Telus and Bell have confirmed they’re in merger talks, after BCE earlier announced it was mulling over its options earlier this Spring. Both companies are weakened by declining landline revenues as competition from Wireless and the Cable Guys and, to a lesser extent pure-play VoIP contenders, is heating up. This makes a lot of sense, but probably not for the reasons that your average reporter would think.

It has been known for some time that CableCos would move into the voice business, which thanks to VoIP and their co-ordinated efforts through PacketCable, was almost trivially easy to accomplish. Both of Canada’s major telecom service providers find themselves in a major uphill battle.

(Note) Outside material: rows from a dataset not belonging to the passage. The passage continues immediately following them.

template <int EPI, int ACT, int NREG>
__device__ __forceinline__ void epilogue_frag(const GemmArgs& args, const float (&d)[NREG], const int row0,
                                              const int col_base, const int lane, float (&head_partial)[2]) {
  const int q = lane & 3;
  bool ok[2];
  long long orow[2];
  int tok[2];
#pragma unroll
  for (int h = 0; h < 2; ++h) {
    const int row = row0 + 8 * h;
    ok[h] = row < args.M;
    orow[h] = row;
    tok[h] = 0;
    if (EPI == EPI_PATCH) {
      const int frame = row / args.tokens_in;
      tok[h] = row - frame * args.tokens_in;
      orow[h] = static_cast<long long>(frame) * args.npad + (1 + args.registers) + tok[h];
    }
  }
#pragma unroll
  for (int j = 0; j < NREG / 4; ++j) {
    const int col = col_base + 8 * j + 2 * q;
    float2 b = make_float2(0.f, 0.f);
    if (args.bias != nullptr) b = __ldg(reinterpret_cast<const float2*>(args.bias + col));
#pragma unroll
    for (int h = 0; h < 2; ++h) {
      const float v0 = activate<ACT>(d[4 * j + 2 * h] + b.x), v1 = activate<ACT>(d[4 * j + 2 * h + 1] + b.y);
      if (!ok[h]) continue;
      if (EPI == EPI_PATCH) {
// ... 34 lines not shown
    if (leader) {
      if (si == 0) tma_store_wait_read<0>();
      else tma_store_wait_read<1>();
    }
    named_bar_sync(bar_id, 128);
#pragma unroll
    for (int js = 0; js < 4; ++js) {
      const int j = 4 * s + js;
      const int c = col + 8 * js + 2 * q;
      float2 b = make_float2(0.f, 0.f);
      if (args.bias != nullptr) b = __ldg(reinterpret_cast<const float2*>(args.bias + c));
#pragma unroll
      for (int h = 0; h < 2; ++h) {
        const int r = row_local + 8 * h;
        float a0 = d[4 * j + 2 * h] + b.x, a1 = d[4 * j + 2 * h + 1] + b.y;
        if (EPI == EPI_BF16_RESID && row_tile + r < args.M) {
          const uint32_t rv = __ldg(reinterpret_cast<const uint32_t*>(
              reinterpret_cast<const __nv_bfloat16*>(args.residual) + static_cast<long long>(row_tile + r) * args.ldr + c));
          a0 += bf16_lo(rv);
          a1 += bf16_hi(rv);
        }
        const float v0 = activate<ACT>(a0), v1 = activate<ACT>(a1);
        if (EPI == EPI_F32 || EPI == EPI_RESID_F32) {
          sts64(buf + r * 128 + ((((2 * js + (q >> 1)) ^ (r & 7))) << 4) + (q & 1) * 8, v0, v1);
        } else if (EPI == EPI_QKV && which == 2) {
          const int dd = 8 * js + 2 * q;
          const uint32_t t = 2 * r;
          sts16(buf + dd * 128 + (((t >> 4) ^ (dd & 7)) << 4) + (t & 15), __float2bfloat16_rn(v0));
          sts16(buf + (dd + 1) * 128 + (((t >> 4) ^ ((dd + 1) & 7)) << 4) + (t & 15), __float2bfloat16_rn(v1));
        } else {
          sts32(buf + r * 64 + ((js ^ ((r >> 1) & 3)) << 4) + q * 4, pack_bf16x2(v0, v1));
        }
      }
    }
    fence_proxy_async_smem();
    named_bar_sync(bar_id, 128);
    if (leader) {
      if (EPI == EPI_BF16 || EPI == EPI_F32 || EPI == EPI_BF16_RESID) {
        tma_store_2d(tm0, buf, col, row_tile);
      } else if (EPI == EPI_RESID_F32) {
        tma_reduce_add_2d(tm0, buf, col, row_tile);
      } else if (EPI == EPI_QKV) {
        const int frame = row_tile / args.npad;
        const int tok0 = row_tile - frame * args.npad;
        const int bh = frame * args.heads + (within >> 6);
        if (which < 2) tma_store_2d(which == 0 ? tm0 : tm1, buf, within & 63, bh * args.npad + tok0);
        else tma_store_2d(tm2, buf, tok0, bh * 64 + (within & 63));
      }
      tma_store_commit();
    }
  }
}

This slide, from Telus’ August 2006 Q2 investor conference call tells the story:

Things are not looking good on the home front. To make things worse, and while Telus contends that the wireline side is “stabilizing”, revenues are still dropping and this slide from the Q1/2007 investor call shows:

While it did indeed show that SkaterBoy is in fact Rocking it With IP (say hi Jill Schnarr!), what’s easy to see is that the base is eroding, both in terms of subscriber count and revenues. Their Broadband penetration is not so good, either. Bell Canada, with its larger service area and more densely-populated markets, appears to be doing better when compared to Telus, according to LightReading (see charts below), but they are at present weathering the storm .. not lighting the world on fire.

Bell Scorecard

By comparison to Bell’s numbers here, Telus’ Broadband Internet subscriber base is a claimed 949,000 users as of the end of Q1/07.

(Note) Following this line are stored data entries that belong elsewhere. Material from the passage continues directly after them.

constexpr int BLK = 256;
#ifndef KTH_MAIN_UNROLL
#define KTH_MAIN_UNROLL 8
#endif
constexpr int MAIN_UNROLL = KTH_MAIN_UNROLL;
constexpr int MAIN_SUB = MAIN_UNROLL < 8 ? MAIN_UNROLL : 8;
#ifndef KTH_WREG
#define KTH_WREG 2048
#endif
constexpr int WREG = KTH_WREG;
#ifndef KTH_WREG5
#define KTH_WREG5 2496
#endif
constexpr int WREG5 = KTH_WREG5;
constexpr int LEVEL_UNROLL = 8;
constexpr int DENSE_BLK = 1024;
#ifndef KTH_SAMPLE_CK
#define KTH_SAMPLE_CK 16
// ... 791 lines not shown
    __device__ __forceinline__ uint32_t row(const uint4 &q, uint32_t lane, uint32_t &ceqlo, uint32_t &ceqhi) {
        auto f1 = [&](uint32_t x) { return TF == 5 ? (int32_t)x <= shi : (int32_t)x >= slo; };
        const bool c0 = f1(q.x), c1 = f1(q.y), c2 = f1(q.z), c3 = f1(q.w);
        const unsigned long long b0 = __builtin_amdgcn_ballot_w64(c0), b1 = __builtin_amdgcn_ballot_w64(c1),
                                 b2 = __builtin_amdgcn_ballot_w64(c2), b3 = __builtin_amdgcn_ballot_w64(c3);
        if ((b0 | b1 | b2 | b3) == 0) return 0u;
        {
            const int32_t x0 = (int32_t)q.x, x1 = (int32_t)q.y, x2 = (int32_t)q.z, x3 = (int32_t)q.w;
            ceqlo += ((c0 & (x0 == slo)) ? 1u : 0u) + ((c1 & (x1 == slo)) ? 1u : 0u) +
                     ((c2 & (x2 == slo)) ? 1u : 0u) + ((c3 & (x3 == slo)) ? 1u : 0u);
            ceqhi += ((c0 & (x0 == shi)) ? 1u : 0u) + ((c1 & (x1 == shi)) ? 1u : 0u) +
                     ((c2 & (x2 == shi)) ? 1u : 0u) + ((c3 & (x3 == shi)) ? 1u : 0u);
        }
        const uint32_t n0 = (uint32_t)__popcll(b0), n1 = (uint32_t)__popcll(b1), n2 = (uint32_t)__popcll(b2);
        const uint32_t total = n0 + n1 + n2 + (uint32_t)__popcll(b3);
        if (wfill + total > CAP) flush();
        uint8_t *pb = reinterpret_cast<uint8_t *>(reg + CAP);
        auto at = [](unsigned long long b, uint32_t base) {
            return __builtin_amdgcn_mbcnt_hi((uint32_t)(b >> 32), __builtin_amdgcn_mbcnt_lo((uint32_t)b, base));
        };
        const uint32_t a0 = at(b0, wfill), a1 = at(b1, wfill + n0), a2 = at(b2, wfill + n0 + n1),
                       a3 = at(b3, wfill + n0 + n1 + n2);
        if (c0) { reg[a0] = q.x; pb[a0] = (uint8_t)lane; }
        if (c1) { reg[a1] = q.y; pb[a1] = (uint8_t)(WAVE + lane); }
        if (c2) { reg[a2] = q.z; pb[a2] = (uint8_t)(2 * WAVE + lane); }
        if (c3) { reg[a3] = q.w; pb[a3] = (uint8_t)(3 * WAVE + lane); }
        wfill += total;
        return total;
    }
};
static_assert(OrdStager::CAP + OrdStager::CAP / 4 <= (uint32_t)WREG5 && OrdStager::CAP >= 4 * WAVE && WREG <= WREG5,
              "OrdStager region: keys + position bytes in one wave's region, >= one wave-row");

template <int CTRL, int ROWS = 0xF>
__device__ __forceinline__ uint32_t dpp_add(uint32_t x) {
    return (uint32_t)__builtin_amdgcn_update_dpp(0, (int)x, CTRL, ROWS, 0xF, false);
}

struct RowAcc {
    uint32_t r[8];
};

template <int K, bool FULL, bool ROWS, int RW = 0>
__device__ __forceinline__ void scan_keys(const uint32_t (&xw)[K], uint32_t valid, int32_t slo, int32_t shi,
                                          uint32_t &clt, uint32_t &ceqlo, uint32_t &ceqhi, Stager<ROWS> &st,
                                          uint32_t row0 = ~0u, RowAcc *ra = nullptr) {
    static_assert(RW == 0 || (FULL && K == 32), "row tallies cover a full tile's 8 rows");
    const uint32_t span = (uint32_t)shi - (uint32_t)slo;
#pragma unroll
    for (int j = 0; j < K; ++j) {
        const int32_t x = (int32_t)xw[j];
        const bool ok = FULL || ((valid >> j) & 1u);
        clt += (ok & (x < slo)) ? 1u : 0u;
        if constexpr (RW == 3) {
            if ((j & 3) == 3) ra->r[j / 4] = clt;
        } else if constexpr (RW == 4) {
            ra->r[j / 4] += x > shi ? 1u : 0u;
        }
        st.slot_near(x, ok & (xw[j] - (uint32_t)slo <= span), slo, shi, ceqlo, ceqhi,
                     row0 == ~0u ? ~0u : row0 + (uint32_t)(j / 4));
    }
}

constexpr uint32_t TK_RECOUNT = 1u << 31;
constexpr u64 TF_W0 = 64;
constexpr int RW_REGS = 16;
struct RowWords {
    u64 G;
    u64 seg;
};
__host__ __device__ __forceinline__ u64 rw_seg_words(u64 nfull, u64 G) {
    return ((nfull + G - 1) / G * MAIN_UNROLL + 63) / 64 * 64;
}
__host__ __device__ __forceinline__ u64 fl_seg_bytes(u64 nfull, u64 G) { return ((nfull + G - 1) / G + 255) / 256 * 256; }
__host__ __device__ __forceinline__ u64 fl_index(const RowWords &L, u64 t, uint32_t w) {
    return ((t % L.G) * (BLK / WAVE) + w) * L.seg + t / L.G;
}
__host__ __device__ __forceinline__ u64 rw_index(const RowWords &L, u64 r, uint32_t w) {
    const u64 t = r / MAIN_UNROLL;
    return TF_W0 + ((t % L.G) * (BLK / WAVE) + w) * L.seg + (t / L.G) * MAIN_UNROLL + r % MAIN_UNROLL;
}
static_assert(MAIN_UNROLL <= 8, "k_main<TF> keeps one row bit per 16-B load slot in a byte");
static_assert(BLK / WAVE == 4, "k_main<TF> stores one flag byte per wave, four per tile (tk_row_flagged's mask)");
template <int TF, bool F32 = false>
__global__ __launch_bounds__(BLK) void k_main(StepArgs a, uint32_t *__restrict__ cand_out,
                                              uint32_t *__restrict__ tflags, uint32_t *__restrict__ cand_rows,
                                              TkSeg seg) {
    constexpr int U = MAIN_UNROLL, S = MAIN_SUB, K = 4 * S;
    constexpr bool ROWS = TF == 3 || TF == 4;
    constexpr bool ORD = TF >= 5;
    static_assert(!(F32 && ORD), "the staged top-k is int32 only: its segments hold the caller's words");
    static_assert(U % S == 0, "MAIN_UNROLL is a multiple of MAIN_SUB");
    __shared__ SelState ss;
    __shared__ u64 scratch[2 * (BLK / WAVE) + 8];
    __shared__ __attribute__((aligned(16))) uint32_t region[BLK / WAVE][TF >= 5 ? WREG5 : WREG];
    __shared__ u64 red[6][BLK / WAVE];
    __shared__ uint32_t rowx[BLK / WAVE][4];
    KTH_STAMP(a, 0);
    const uint32_t *p = reinterpret_cast<const uint32_t *>(a.keys);
    const u64 n = a.n_local;
    u64 head = ((16u - (uint32_t)(reinterpret_cast<uintptr_t>(p) & 15u)) & 15u) >> 2;
    if (head > n) head = n;
    const uint4 *__restrict__ v = reinterpret_cast<const uint4 *>(p + head);
    const u64 nv = (n - head) >> 2, tail0 = head + (nv << 2);
    const u64 tile = (u64)BLK * U, nfull = nv / tile;
    auto load_tile = [&](uint4 (&x)[U], u64 t) {
        const uint4 *src = v + t * tile + threadIdx.x;
        x[0] = load_nt(src);
        asm volatile("s_waitcnt vmcnt(0)" ::: "memory");
#pragma unroll
        for (int u = 1; u < U; ++u) x[u] = load_nt(src + u * BLK);
    };
    advance<BLK>(ss, a, scratch);
    publish<BLK>(ss, 0, a);
    KTH_STAMP(a, 1);
    if (ss.mode != MODE_MAIN) return;
    const int32_t slo = i32_of_key(ss.lo), shi = i32_of_key(ss.hi);
    const int lane = threadIdx.x & (WAVE - 1), wid = threadIdx.x / WAVE;
    if constexpr (TF != 0) {
        if (blockIdx.x == 0 && threadIdx.x == 0) {
            tflags[0] = (uint32_t)slo;
            tflags[1] = (uint32_t)shi;
            tflags[2] = 1u;
        }
    }
    Stager<ROWS> st{region[wid], 0u, 0ull, a.cand_count, a.stats_acc, a.cap, cand_out, cand_rows, 0u};
    OrdStager os{region[wid], 0u, 0u, 0ull, ((u64)blockIdx.x * (BLK / WAVE) + wid) * seg.cap, slo, shi,
                 a.cand_count, a.stats_acc, a.cap, cand_out, seg};
    uint32_t clt = 0, ceqlo = 0, ceqhi = 0;
    auto ord_keys = [&](const uint4 &q) -> uint32_t {
        clt += ((int32_t)q.x < slo ? 1u : 0u) + ((int32_t)q.y < slo ? 1u : 0u) + ((int32_t)q.z < slo ? 1u : 0u) +
               ((int32_t)q.w < slo ? 1u : 0u);
        return os.template row<TF>(q, (uint32_t)lane, ceqlo, ceqhi);
    };
    auto load_tile_ord = [&](uint4 (&x)[U], u64 t) {
        const uint32_t *src = reinterpret_cast<const uint32_t *>(v + t * tile) + wid * (4 * WAVE) + lane;
        x[0].x = load_nt(src);
        asm volatile("s_waitcnt vmcnt(0)" ::: "memory");
        x[0].y = load_nt(src + WAVE);
        x[0].z = load_nt(src + 2 * WAVE);
        x[0].w = load_nt(src + 3 * WAVE);
#pragma unroll
        for (int u = 1; u < U; ++u) {
            const uint32_t *r = src + u * (4 * BLK);
            x[u] = make_uint4(load_nt(r), load_nt(r + WAVE), load_nt(r + 2 * WAVE), load_nt(r + 3 * WAVE));
        }
    };

    constexpr int RW = (TF == 3 || TF == 4) ? TF : 0;
    auto scan_tile = [&](const uint4 (&x)[U], u64 t, RowAcc &ra) {
        static_assert(RW == 0 || U == S, "row tallies: one key group per tile");
#pragma unroll
        for (int h = 0; h < U / S; ++h) {
            uint32_t kk[K];
#pragma unroll
            for (int u = 0; u < S; ++u) {
                kk[4 * u + 0] = x[h * S + u].x;
                kk[4 * u + 1] = x[h * S + u].y;
                kk[4 * u + 2] = x[h * S + u].z;
                kk[4 * u + 3] = x[h * S + u].w;
            }
            scan_keys<K, true, ROWS, RW>(kk, 0xFFFFFFFFu, slo, shi, clt, ceqlo, ceqhi, st,
                                         ROWS ? (uint32_t)(t * U + h * S) : ~0u, &ra);
        }
    };
    uint32_t tiles_done = 0;
    uint32_t tile_word = 0, grp[RW_REGS], wsr = 0, facc = 0;
    uint32_t *const fseg = TF == 1 || TF == 2
                               ? tflags + 4 + ((u64)blockIdx.x * (BLK / WAVE) + wid) * (fl_seg_bytes(nfull, gridDim.x) / 4)
                               : nullptr;
#pragma unroll
    for (int q = 0; q < RW_REGS; ++q) grp[q] = 0u;
    const u64 seg_words = rw_seg_words(nfull, gridDim.x);
    uint32_t *const wseg = tflags + TF_W0 + ((u64)blockIdx.x * (BLK / WAVE) + wid) * seg_words;
    auto flag_tile = [&](const uint4 (&x)[U], u64 t, RowAcc &ra, uint32_t e0, uint32_t c0) {
        if constexpr (TF == 1 || TF == 2) {
            uint32_t rows = 0;
#pragma unroll
            for (int u = 0; u < U; ++u) {
                const int32_t a0 = (int32_t)x[u].x, a1 = (int32_t)x[u].y, a2 = (int32_t)x[u].z, a3 = (int32_t)x[u].w;
                const bool nr = TF == 1 ? min(min(a0, a1), min(a2, a3)) <= shi : max(max(a0, a1), max(a2, a3)) >= slo;
                rows |= (__builtin_amdgcn_ballot_w64(nr) != 0 ? 1u : 0u) << u;
            }
            facc = (uint32_t)lane == (tiles_done / 4) % WAVE ? facc | rows << (8 * (tiles_done % 4)) : facc;
        }
        if constexpr (TF >= 3) {
            static_assert(U == 8, "k_main<3/4> packs four rows' counts into each of two words");
            if constexpr (TF == 3) {
#pragma unroll
                for (int u = U - 1; u > 0; --u) ra.r[u] -= ra.r[u - 1];
                ra.r[0] -= c0;
            }
            uint32_t b0 = ra.r[0] | ra.r[1] << 8 | ra.r[2] << 16 | ra.r[3] << 24;
            uint32_t b1 = ra.r[4] | ra.r[5] << 8 | ra.r[6] << 16 | ra.r[7] << 24;
            auto half_scan = [](uint32_t c) {
                c += dpp_add<0x111>(c);
                c += dpp_add<0x112>(c);
                c += dpp_add<0x114>(c);
                c += dpp_add<0x118>(c);
                c += dpp_add<0x142, 0xA>(c);
                return c;
// ... 74 lines not shown
    }
    if constexpr (TF >= 3) {
        const uint32_t g0 = tiles_done - tiles_done % (RW_REGS * TK5_WIN_TILES);
#pragma unroll
        for (int q = 0; q < RW_REGS; ++q) {
            const uint32_t t0 = g0 + (uint32_t)q * TK5_WIN_TILES;
            if (t0 < tiles_done && (uint32_t)lane < (tiles_done - t0 < TK5_WIN_TILES ? tiles_done - t0 : TK5_WIN_TILES) * U)
                wseg[t0 * U + lane] = grp[q];
        }
        if constexpr (ORD) {
            const uint32_t wl = tiles_done / TK5_WIN_TILES, w0 = wl - wl % WAVE;
            if (wl % WAVE != WAVE - 1 && (uint32_t)lane <= wl % WAVE && w0 + lane < seg.nwin)
                seg.wstart[((u64)blockIdx.x * (BLK / WAVE) + wid) * seg.nwin + w0 + lane] = wsr;
        }
    }
    if constexpr (ORD) os.flush(true);
    const u64 rem0 = nfull * tile;
    if (blockIdx.x == (uint32_t)(nfull % gridDim.x))
        for (int h = 0; h < U / S; ++h) {
            uint32_t kk[K];
            uint32_t ok = 0;
#pragma unroll
            for (int u = 0; u < S; ++u) {
                const u64 i = rem0 + (h * S + u) * BLK + threadIdx.x;
                const bool in = i < nv;
                const uint4 x = ord_word4<F32>(in ? v[i] : make_uint4(0, 0, 0, 0));
                kk[4 * u + 0] = x.x;
                kk[4 * u + 1] = x.y;
                kk[4 * u + 2] = x.z;
                kk[4 * u + 3] = x.w;
                ok |= in ? (0xFu << (4 * u)) : 0u;
            }
            scan_keys<K, false>(kk, ok, slo, shi, clt, ceqlo, ceqhi, st);
        }
    if (blockIdx.x == 0) {
        const bool okh = threadIdx.x < head, okt = threadIdx.x < n - tail0;
        const uint32_t kk[2] = {ord_word<F32>(okh ? p[threadIdx.x] : 0u),
                                ord_word<F32>(okt ? p[tail0 + threadIdx.x] : 0u)};
        scan_keys<2, false>(kk, (okh ? 1u : 0u) | (okt ? 2u : 0u), slo, shi, clt, ceqlo, ceqhi, st);
    }
    u64 r0 = clt, r1 = ceqlo, r2 = ceqhi;
#pragma unroll
    for (int o = WAVE / 2; o > 0; o >>= 1) {
        r0 += __shfl_xor(r0, o, WAVE);
        r1 += __shfl_xor(r1, o, WAVE);
        r2 += __shfl_xor(r2, o, WAVE);
    }
    if (lane == 0) {
        red[0][wid] = r0;
        red[1][wid] = r1;
        red[2][wid] = r2;
        red[3][wid] = (ORD ? os.winside : 0ull) + st.winside;
        red[4][wid] = st.wfill;
    }
    __syncthreads();
    if (threadIdx.x < 5) {
        u64 sum = 0;
        for (int w = 0; w < BLK / WAVE; ++w) sum += red[threadIdx.x][w];
        if (threadIdx.x == 4) {
            u64 g = 0;
            if (sum) {
                g = atomicAdd(a.cand_count, sum);
                if (g <= a.cap && g + sum > a.cap) atomicAdd(&a.stats_acc[C_OVF], 1ull);
            }
            red[5][0] = g;
        } else {
            const int slot[4] = {C_LT, C_EQLO, C_EQHI, C_IN};
            if (sum) atomicAdd(&a.stats_acc[slot[threadIdx.x]], sum);
        }
    }
    __syncthreads();
    bool grouped = false;
    if constexpr (TF == 0) {
        if (a.pre_hist) {
            __shared__ uint32_t phist[PRE_BINS];
            __shared__ uint32_t pflushed;
            const uint32_t W = cand_width(ss.lo, ss.hi);
            const uint32_t d = min(W, fin_first_digit(W)), sh = W - d, base = ss.lo + 1u;
            if (threadIdx.x == 0) pflushed = 0u;
            for (int b = threadIdx.x; b < PRE_BINS; b += BLK) phist[b] = 0u;
            __syncthreads();
            if (lane == 0 && st.flushed) atomicOr(&pflushed, 1u);
            __syncthreads();
            if (pflushed) {
                if (threadIdx.x == 0) atomicAdd(&a.pre_hist[PRE_INCOMPLETE], 1u);
            } else if (W > 0u) {
#pragma unroll
                for (int q = 0; q < BLK / WAVE; ++q) {
                    const uint32_t nq = (uint32_t)red[4][q];
                    for (uint32_t i = threadIdx.x; i < nq; i += BLK) {
                        const uint32_t b = (region[q][i] - base) >> sh, f = __builtin_amdgcn_readfirstlane(b);
                        const u64 act = __ballot(true);
                        if (__ballot(b != f) == 0) {
                            if ((uint32_t)lane == (uint32_t)__builtin_ctzll(act)) atomicAdd(&phist[f], (uint32_t)__popcll(act));
                        } else {
                            atomicAdd(&phist[b], 1u);
                        }
                    }
                }
                __syncthreads();
                uint32_t *dst = a.pre_hist + (blockIdx.x % PRE_COPIES) * PRE_BINS;
                for (uint32_t b = threadIdx.x; b < (1u << d); b += BLK) {
                    const uint32_t c = phist[b];
                    if (c) atomicAdd(&dst[b], c);
                }
                KTH_STAMP(a, 4);
                u64 tot = 0;
#pragma unroll
                for (int q = 0; q < BLK / WAVE; ++q) tot += red[4][q];
                const u64 g0 = red[5][0];
                if (tflags != nullptr && g0 + tot <= a.cap) {
                    grouped = true;
                    constexpr int PT = (BLK / WAVE) * WREG / BLK, PQ = WREG / BLK;
                    static_assert(WREG % BLK == 0 && PT <= 32, "a thread's keys of the flat regions, one validity bit each");
                    uint32_t *flat = &region[0][0];
                    uint32_t kk[PT], vm = 0;
#pragma unroll
                    for (int j = 0; j < PT; ++j) {
                        kk[j] = flat[j * BLK + threadIdx.x];
                        vm |= (uint32_t)((j % PQ) * BLK + threadIdx.x) < (uint32_t)red[4][j / PQ] ? 1u << j : 0u;
                    }
                    const uint32_t c0 = phist[4 * threadIdx.x], c1 = phist[4 * threadIdx.x + 1],
                                   c2 = phist[4 * threadIdx.x + 2], c3 = phist[4 * threadIdx.x + 3];
                    const uint32_t inc = wave_incl_scan32(c0 + c1 + c2 + c3);
                    if (lane == WAVE - 1) scratch[wid] = inc;
                    __syncthreads();
                    uint32_t e0 = inc - (c0 + c1 + c2 + c3);
                    for (int w = 0; w < wid; ++w) e0 += (uint32_t)scratch[w];
                    const uint32_t e1 = e0 + c0, e2 = e1 + c1, e3 = e2 + c2;
                    phist[4 * threadIdx.x] = e0;
                    phist[4 * threadIdx.x + 1] = e1;
                    phist[4 * threadIdx.x + 2] = e2;
                    phist[4 * threadIdx.x + 3] = e3;
                    u64 *row = reinterpret_cast<u64 *>(reinterpret_cast<uint8_t *>(tflags) + (size_t)blockIdx.x * GDIR_ROW_BYTES);
                    __hip_atomic_store(row + threadIdx.x, (u64)e0 | (u64)e1 << 16 | (u64)e2 << 32 | (u64)e3 << 48,
                                       __ATOMIC_RELAXED, __HIP_MEMORY_SCOPE_AGENT);
                    if (threadIdx.x == 0) {
                        __hip_atomic_store(row + PRE_BINS / 4, tot, __ATOMIC_RELAXED, __HIP_MEMORY_SCOPE_AGENT);
                        __hip_atomic_store(row + GDIR_BASE_OFF / 8, g0, __ATOMIC_RELAXED, __HIP_MEMORY_SCOPE_AGENT);
                    }
                    __syncthreads();
#pragma unroll
                    for (int j = 0; j < PT; ++j)
                        if ((vm >> j) & 1u) flat[atomicAdd(&phist[(kk[j] - base) >> sh], 1u)] = kk[j];
                    __syncthreads();
                    for (uint32_t i = threadIdx.x; i < (uint32_t)tot; i += BLK) put_cand(&cand_out[g0 + i], flat[i]);
                }
            }
        }
    }
    if (!grouped && st.wfill) {
        u64 g = red[5][0];
        for (int w = 0; w < wid; ++w) g += red[4][w];
        st.put(g, st.wfill);
    }
    KTH_STAMP(a, 5);
}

Both companies are looking to data and wireless to grow the business. Wireless is a growth industry, of course, but I would contend that, when it comes to wireless subscription growth, we are in a bubble. Saturation has already caused wireless subscriber growth to begin to taper off, and as in the telecom bubble of the late 1990s, that drives up customer acquisition costs (since these companies would sooner pay more $$ for users than innovate in order to attract them). Perusing the Telus Investor Slides linked above reveals exactly that. Data is growing, but likely only within their existing base of wireline subscribers. And if that base continues to churn as fast as it is, that market will reach true saturation a lot sooner than wireless.

Launching broadband as a service is one thing. Broadband is, however, a commodity — as are residential and business subscriber lines. Telus, Bell, and all other ILECs are presently learning what happens when your basic services remains.. uh.. basic, and your only foils against competition are pricing and bundling. Furthermore, service innovation within the ILEC world has totally stagnated, insofar as new service development is concerned, as they’ve focused on pink elephants like IPTV (which, this author contends, won’t work) and Verizon’s IOBI (which suffers from huge capital costs for minimal incremental benefit). The fundamental problem for the Incumbents is simply making things scale on the telecom network. It wasn’t built for that, and even with IP upgrades grafted and forklifted into place, it still doesn’t have the bandwidth for compelling services. The Cable Guys have their own problems, but they get a free ride for now thanks to the fact that their delivery of TV entertainment is broadcast easily down their plain old copper wire — including High Definition.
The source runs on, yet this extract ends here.